_EXERCISE_.
Determine the count of lines in the following entries that contain the string "gridDim". Write only the number.
___
+                            double g = ps[t];
+#pragma unroll
+                            for (int q = 1; q < 8; ++q) g += ps[q * 32 + t];
+                            if (KIND == 0) {
+                                const double v = wv[u] - 2.0 * g;
+                                if (v < bv) { bv = v; bj = j; }
+                            } else {
+                                const double v = g * wv[u];
+                                if (v > bv) { bv = v; bj = j; }
+                            }
                         }
                     }
-                    __syncthreads();
                 }
+                __syncthreads();
             }
             __syncthreads();
         }
diff --git a/densematcher_amd/csrc/dm_knnsplit.hip b/densematcher_amd/csrc/dm_knnsplit.hip
--- a/densematcher_amd/csrc/dm_knnsplit.hip
+++ b/densematcher_amd/csrc/dm_knnsplit.hip
@@ -162,17 +162,29 @@
 }
 
 template <int K0, int K1, int K2 = 0, int K3 = 0, typename TR = double>
-__global__ __launch_bounds__(256) void ks_exact_kernel(ks_exact_args a0, ks_exact_args a1, ks_exact_args a2, ks_exact_args a3) {
+__global__ __launch_bounds__(256, KS_EXACT_OCC) void ks_exact_kernel(ks_exact_args a0, ks_exact_args a1, ks_exact_args a2, ks_exact_args a3) {
     extern __shared__ double xrow[];
     __shared__ unsigned long long cmask[4];
     const int nq = gridDim.y;
     const int c0 = *a0.q.flag_count, c1 = nq > 1 ? *a1.q.flag_count : 0, c2 = nq > 2 ? *a2.q.flag_count : 0, c3 = nq > 3 ? *a3.q.flag_count : 0;
     const int total = c0 + c1 + c2 + c3, nwg = gridDim.x * gridDim.y;
-    for (int g = blockIdx.x + gridDim.x * blockIdx.y; g < total; g += nwg) {
-        if (g < c0) ks_exact_row<K0, TR, TR>(a0, a0.q.flag_list[g], a0.q.flag_thr[g], xrow, cmask);
-        else if (g < c0 + c1) ks_exact_row<K1, TR, TR>(a1, a1.q.flag_list[g - c0], a1.q.flag_thr[g - c0], xrow, cmask);
-        else if (g < c0 + c1 + c2) ks_exact_row<K2, TR, TR>(a2, a2.q.flag_list[g - c0 - c1], a2.q.flag_thr[g - c0 - c1], xrow, cmask);
-        else ks_exact_row<K3, TR, TR>(a3, a3.q.flag_list[g - c0 - c1 - c2], a3.q.flag_thr[g - c0 - c1 - c2], xrow, cmask);
+    auto entry = [&](int g, int& o, float& thr) {
+        if (g < c0) { o = a0.q.flag_list[g]; thr = a0.q.flag_thr[g]; }
+        else if (g < c0 + c1) { o = a1.q.flag_list[g - c0]; thr = a1.q.flag_thr[g - c0]; }
+        else if (g < c0 + c1 + c2) { o = a2.q.flag_list[g - c0 - c1]; thr = a2.q.flag_thr[g - c0 - c1]; }
+        else { o = a3.q.flag_list[g - c0 - c1 - c2]; thr = a3.q.flag_thr[g - c0 - c1 - c2]; }
+    };
+    int g = blockIdx.x + gridDim.x * blockIdx.y;
+    if (g >= total) return;
+    int o = 0, o_next = 0;
+    float thr = 0.0f, thr_next = 0.0f;
+    entry(g, o, thr);
+    for (; g < total; g += nwg, o = o_next, thr = thr_next) {
+        if (g + nwg < total) entry(g + nwg, o_next, thr_next);
+        if (g < c0) ks_exact_row<K0, TR, TR>(a0, o, thr, xrow, cmask);
+        else if (g < c0 + c1) ks_exact_row<K1, TR, TR>(a1, o, thr, xrow, cmask);
+        else if (g < c0 + c1 + c2) ks_exact_row<K2, TR, TR>(a2, o, thr, xrow, cmask);
+        else ks_exact_row<K3, TR, TR>(a3, o, thr, xrow, cmask);
     }
 }
 
@@ -207,6 +219,7 @@
     if (!a.AT || !a.BT || !a.n1 || !a.knn21 || !amaxS) return dm_fail(ctx, DM_EINVAL, "knn_split: missing operand");
     const int K = a.Ktrue > 0 ? a.Ktrue : a.Kloop;
     if (K > st.kf) return dm_fail(ctx, DM_EINVAL, "knn_split: depth %d beyond the prepared %d", K, st.kf);
+    if (!ks_exact_km_ok(a.N1pad)) return dm_fail(ctx, DM_EINVAL, "knn_split: %d padded columns are beyond the exact pass's 32-bit offsets", a.N1pad);
     const int D = ks_depth(K);
     _Float16* Fs = (_Float16*)dm_ws_take(ctx, (size_t)a.B * a.N1 * D * 2);
     int32_t* overflow = (int32_t*)dm_ws_take(ctx, (size_t)a.B * 4);
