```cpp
void skein_compute_iv(int state_words, unsigned hash_bits, SkeinIV *iv, uint64_t tree_info = 0);
bool skein_sliced_applies(int state_words, const uint8_t *src, size_t block_bytes, size_t src_stride, size_t nblocks,
                          const uint8_t *digests);
hipError_t skein_sliced_launch(int state_words, const uint8_t *src, size_t block_bytes, size_t src_stride, size_t nblocks, const SkeinIV &iv,
                               uint8_t *digests, unsigned digest_bytes, hipStream_t stream);
hipError_t skein_tree_launch(int state_words, const uint8_t *src, size_t block_bytes, size_t src_stride, size_t nblocks,
                             unsigned hash_bits, unsigned leaf, unsigned node, unsigned max_level, uint8_t *digests, hipStream_t stream);

hipError_t skein512_launch(const uint8_t *src, size_t block_bytes, size_t src_stride, size_t nblocks, const SkeinIV &iv,
                           uint8_t *digests, unsigned digest_bytes, hipStream_t stream, bool lean = false);
hipError_t skein256_launch(const uint8_t *src, size_t block_bytes, size_t src_stride, size_t nblocks, const SkeinIV &iv,
                           uint8_t *digests, unsigned digest_bytes, hipStream_t stream, bool lean = false);
hipError_t sha256_launch(const uint8_t *src, size_t block_bytes, size_t src_stride, size_t nblocks, uint8_t *digests,
                         hipStream_t stream);
// ... 89 lines not shown
```

### compute_war_amd/csrc/lz4_kernel.hip

```cpp

#include <hip/hip_runtime.h>
#include <stdint.h>
#include <stdio.h>
#include <stdlib.h>
#include <string.h>

#include <type_traits>

#include "cw_device.h"
#include "lane_codec.h"
#include "lz_device.h"
#include "stream_scratch.h"

#ifndef HEADW_GLOBAL
#define HEADW_GLOBAL 16
#endif
#ifndef HEADW_STAGED
#define HEADW_STAGED 64
#endif

namespace cw {

using lz::Around;
using lz::around;
// ... 422 lines not shown
    w.qnext = q + 1;
}

__device__ __forceinline__ void probe_range(SpanWalk &w, uint32_t qe, uint32_t *tab, const uint32_t *ring32, uint32_t tag, const uint8_t *g,
                                            uint32_t lane)
{
    uint32_t q = w.qnext;
    w.qnext = qe;
    uint32_t p = __umul24(q, lane) + group_base(q);
    for (; q + 2 <= qe; q += 2) {
        const uint32_t pos[2] = {p, p + lane + (64 * q + 1)};
        if (probe_batches<2, false>(pos, 0, 64, tab, ring32, tag, w.v0, g, lane)) { w.marked = true; return; }
        p = pos[1] + lane + (64 * q + 65);
    }
    if (q < qe) {
        const uint32_t pos[1] = {p};
        w.marked = probe_batches<1, false>(pos, 0, 64, tab, ring32, tag, w.v0, g, lane);
    }
}

#ifdef CW_CLOCK_STAMP
__device__ unsigned long long g_clock_scan[4 * kClockSlots];
hipError_t lz4_clock_read(unsigned long long *out) { return hipMemcpyFromSymbol(out, HIP_SYMBOL(g_clock_scan), sizeof g_clock_scan); }
#endif
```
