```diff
@@ -526,7 +527,10 @@
         if (int rc = wm_beam_expand(ctx, G, nbeam)) return rc;
     }
     WM_HIP(hipStreamSynchronize(st));
-    ctx->hostflags[0] = 0; ctx->hostflags[1] = 0;
+    ctx->hostflags[0] = 0; ctx->hostflags[1] = 0; ctx->hostflags[2] = 0;
+    const char* hp = std::getenv("WM_HOST_POLL");
+    ctx->host_poll = host_carry && !(hp && hp[0] == '0');
+    ctx->host_wait_ms = ctx->host_launch_ms = 0.0; ctx->host_poll_timeouts = 0;
     ctx->began = true; ctx->first_done = false; ctx->iters = 0; ctx->ms_decode = 0.f; ctx->graph_replays = 0;
     return WM_OK;
 }
@@ -556,6 +560,29 @@
     }
     if (gr) hipGraphDestroy(gr);
     (void)hipGetLastError();
+    return WM_OK;
+}
+
+using wm_clock = std::chrono::steady_clock;
+static double wm_ms_between(wm_clock::time_point a, wm_clock::time_point b) { return std::chrono::duration<double, std::milli>(b - a).count(); }
+static bool wm_wait_iteration(const int* word, int want)
+{
+    const wm_clock::time_point t0 = wm_clock::now();
+    for (;;) {
+        for (int i = 0; i < 64; ++i) {
+            if (__atomic_load_n(word, __ATOMIC_ACQUIRE) == want) return true;
+#if defined(__x86_64__) || defined(__i386__)
+            __builtin_ia32_pause();
+#endif
+        }
+        if (wm_ms_between(t0, wm_clock::now()) > 50.0) return false;
+    }
+}
+
+extern "C" int wm_get_host_loop(wm_ctx* ctx, double out[4])
+{
+    if (!ctx || !out) return WM_ERR_ARG;
+    out[0] = ctx->host_wait_ms; out[1] = ctx->host_launch_ms; out[2] = ctx->host_carry ? (double)ctx->iters : 0.0; out[3] = (double)ctx->host_poll_timeouts;
     return WM_OK;
 }
 
@@ -573,6 +600,7 @@
     WM_HIP(hipEventRecord(ctx->ev0, st));
     if (ctx->host_carry) {
         while (left > 0 && done < max_iters) {
+            const wm_clock::time_point t_launch = wm_clock::now();
             if (!ctx->first_done) {
                 const int p_last = wm_dec_prompt_prefix(ctx, ctx->gp.P);
                 if (p_last < 1) return WM_ERR_HIP;
@@ -591,7 +619,12 @@
                 if (use_graph && gs.step) { WM_HIP(hipGraphLaunch(gs.step, st)); ctx->graph_replays++; }
                 else { rc = wm_dec_iter_rest(ctx, 1); if (rc) return rc; }
             }
-            WM_HIP(hipStreamSynchronize(st));
+            const wm_clock::time_point t_wait = wm_clock::now();
+            if (ctx->host_poll && !wm_wait_iteration(ctx->hostflags + 2, (int)ctx->iters + 1)) {
+                ctx->host_poll = false; ctx->host_poll_timeouts++;
+            }
+            if (!ctx->host_poll) WM_HIP(hipStreamSynchronize(st));
+            ctx->host_launch_ms += wm_ms_between(t_launch, t_wait); ctx->host_wait_ms += wm_ms_between(t_wait, wm_clock::now());
             ctx->iters++; done++;
             left = ctx->hostflags[1] ? 0 : 1;
         }
diff --git a/whisper-medusa_amd/csrc/wm_internal.h b/whisper-medusa_amd/csrc/wm_internal.h
--- a/whisper-medusa_amd/csrc/wm_internal.h
+++ b/whisper-medusa_amd/csrc/wm_internal.h
@@ -239,6 +239,9 @@
     float* rs_table = nullptr; int rs_og = 0, rs_nw = 0, rs_width = 0;
     bool dev_carry = false;
     int *hostflags = nullptr, *hostflags_dev = nullptr;
+    bool host_poll = false;
+    double host_wait_ms = 0.0, host_launch_ms = 0.0;
+    int host_poll_timeouts = 0;
     bf16_t *xbuf = nullptr, *fbuf = nullptr, *ybuf = nullptr;
     bf16_t* xn = nullptr; float2* lnstats = nullptr; float* foldv = nullptr;
     bool ln_fold = false;
@@ -301,6 +304,7 @@
 int wm_dec_prompt_prefix(wm_ctx* ctx, int P);
 int wm_dec_iter_base(wm_ctx* ctx, int Mper_base);
 int wm_dec_iter_rest(wm_ctx* ctx, int Mper_base);
+extern "C" int wm_get_host_loop(wm_ctx* ctx, double out[4]);
 int wm_dec_step(wm_ctx* ctx, int);
 int wm_dec_profile(wm_ctx* ctx, int kernel, int rows, int reps, float* ms, double* bytes);
 int wm_dec_fold_init(wm_ctx* ctx);
diff --git a/whisper-medusa_amd/csrc/wm_select.h b/whisper-medusa_amd/csrc/wm_select.h
--- a/whisper-medusa_amd/csrc/wm_select.h
+++ b/whisper-medusa_amd/csrc/wm_select.h
@@ -2,14 +2,18 @@
 #include "wm_internal.h"
 
 #define SEL_SP 16
+#define SEL_NJ 13
 
+__device__ __forceinline__ float proc_logit_mk(float x, int n, int cur_len, const GenDev& gp, unsigned char mk, const float* exppen)
+{
+    if (n == gp.eos && gp.exp_start >= 0 && cur_len > gp.exp_start) x += fabsf(x) * exppen[cur_len];
+    if ((mk & 1) || ((mk & 2) && cur_len == gp.begin)) x = -INFINITY;
+    return x;
+}
 __device__ __forceinline__ float proc_logit(float x, int n, int cur_len, const GenDev& gp, const unsigned char* mask,
                                             const float* exppen)
 {
-    if (n == gp.eos && gp.exp_start >= 0 && cur_len > gp.exp_start) x += fabsf(x) * exppen[cur_len];
-    const unsigned char mk = mask[n];
-    if ((mk & 1) || ((mk & 2) && cur_len == gp.begin)) x = -INFINITY;
-    return x;
+    return proc_logit_mk(x, n, cur_len, gp, mask[n], exppen);
 }
 
 __device__ __forceinline__ float ts_mask(float v, int n, int4 rec, const GenDev& gp, const TsDev& ts)
```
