template <int CH, int JB, int T9, int Q>
struct Ms4Step {
    static constexpr int C4 = CH / 4, RS = C4 / 4;
    static __device__ __forceinline__ void run(f32x4 (&acc)[4][RS], const float* __restrict__ wl, const float* __restrict__ patch, int pbase,
                                               int wbase) {
        constexpr int d = JB == 0 ? 0 : (1 << (JB - 1));
        constexpr int oy = JB == 0 ? 0 : (T9 / 3 - 1) * d, ox = JB == 0 ? 0 : (T9 % 3 - 1) * d;
        constexpr int t = JB == 0 ? 0 : 1 + 9 * (JB - 1) + T9;
        const f32x4 b = *reinterpret_cast<const f32x4*>(&patch[pbase + (oy * MS_PW + ox) * MS_CKP + 4 * Q]);
#pragma unroll
        for (int rs = 0; rs < RS; ++rs) {
            const f32x4 a = *reinterpret_cast<const f32x4*>(&wl[wbase + (t * C4 + 4 * rs) * CH + 4 * Q]);
#pragma unroll
            for (int e = 0; e < 4; ++e) acc[JB][rs] = __builtin_amdgcn_mfma_f32_4x4x1f32(a[e], b[e], acc[JB][rs], 0, 0, 0);
        }
    }
};

template <int CH, int JB>
struct Ms4Branch {
    static constexpr int RS = CH / 16;
    static __device__ __forceinline__ void run(f32x4 (&acc)[4][RS], const float* wl, const float* patch, int pbase, int wbase) {
#define M4_TAP(T9)                                                  \
    Ms4Step<CH, JB, T9, 0>::run(acc, wl, patch, pbase, wbase);      \
    Ms4Step<CH, JB, T9, 1>::run(acc, wl, patch, pbase, wbase);      \
    Ms4Step<CH, JB, T9, 2>::run(acc, wl, patch, pbase, wbase);      \
    Ms4Step<CH, JB, T9, 3>::run(acc, wl, patch, pbase, wbase);
        if (JB == 0) {
            M4_TAP(0)
        } else {
            M4_TAP(0) M4_TAP(1) M4_TAP(2) M4_TAP(3) M4_TAP(4) M4_TAP(5) M4_TAP(6) M4_TAP(7) M4_TAP(8)
        }
#undef M4_TAP
    }
};

template <int CH>
__global__ __launch_bounds__(256) void ms_fwd4_kernel(const float* __restrict__ x, MsParamPtrs prm, float* __restrict__ y, int N, int H,
                                                      int W, int tiles_x, int tiles_y) {
    constexpr int C4 = CH / 4, RS = C4 / 4, NCHK = CH / 16;
    extern __shared__ __attribute__((aligned(16))) float smem[];
    float* patch = smem;
    float* wl = smem + M4_PH * MS_PW * MS_CKP;
    const int tid = threadIdx.x, lane = tid & 63, wave = tid >> 6;
    const int tile = xcd_swizzle(blockIdx.x, gridDim.x);
    const int tx0 = tile % tiles_x, ty0 = (tile / tiles_x) % tiles_y, n = tile / (tiles_x * tiles_y);
    const size_t plane = (size_t)H * W;
    for (int e = tid; e < 28 * C4 * CH; e += 256) {
        const int ci = e % CH, co = (e / CH) % C4, t = e / (CH * C4);
        float v;
        if (t == 0) v = prm.w[0][co * CH + ci];
        else v = prm.w[1 + (t - 1) / 9][(co * CH + ci) * 9 + (t - 1) % 9];
        wl[e] = v;
    }
    const int b = lane >> 2, j = lane & 3;
    const int prow = 4 * wave + (b >> 2), pcol = 4 * (b & 3) + j;
    const int pbase = ((prow + 4) * MS_PW + pcol + 4) * MS_CKP;
    f32x4 acc[4][RS];
#pragma unroll
    for (int jb = 0; jb < 4; ++jb)
#pragma unroll
        for (int rs = 0; rs < RS; ++rs) acc[jb][rs] = *reinterpret_cast<const f32x4*>(prm.b[jb] + 4 * rs);
    const unsigned m_pw = magic_u32(MS_PW);
#pragma unroll
    for (int chunk = 0; chunk < NCHK; ++chunk) {
        if (chunk) __syncthreads();
        stage_window(x + (size_t)n * plane * CH + 16 * chunk, patch, M4_PH, MS_PW, 4, m_pw, 0x40000000u, ty0 * M4_TH - 4, tx0 * 16 - 4, H, W,
                     CH, 4, MS_CKP, tid);
        __syncthreads();
        const int wbase = j * CH + 16 * chunk;
        Ms4Branch<CH, 0>::run(acc, wl, patch, pbase, wbase);
        Ms4Branch<CH, 1>::run(acc, wl, patch, pbase, wbase);
        Ms4Branch<CH, 2>::run(acc, wl, patch, pbase, wbase);
        Ms4Branch<CH, 3>::run(acc, wl, patch, pbase, wbase);
    }
    const int gy = ty0 * M4_TH + prow, gx = tx0 * 16 + pcol;
    if (gy < H && gx < W) {
        float* p = y + (((size_t)n * H + gy) * W + gx) * CH;
// ... 218 lines not shown
        const int co = 16 * ((j * C4) / 16) + n;
        if (co >= j * C4 && co < (j + 1) * C4) {
            float* o = &out.dw[j][((co - j * C4) * CH + ci) * 9 + t9];
            *o = accumulate ? *o + r : r;
        }
    }
}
___
_SOLVED PROBLEM_.
5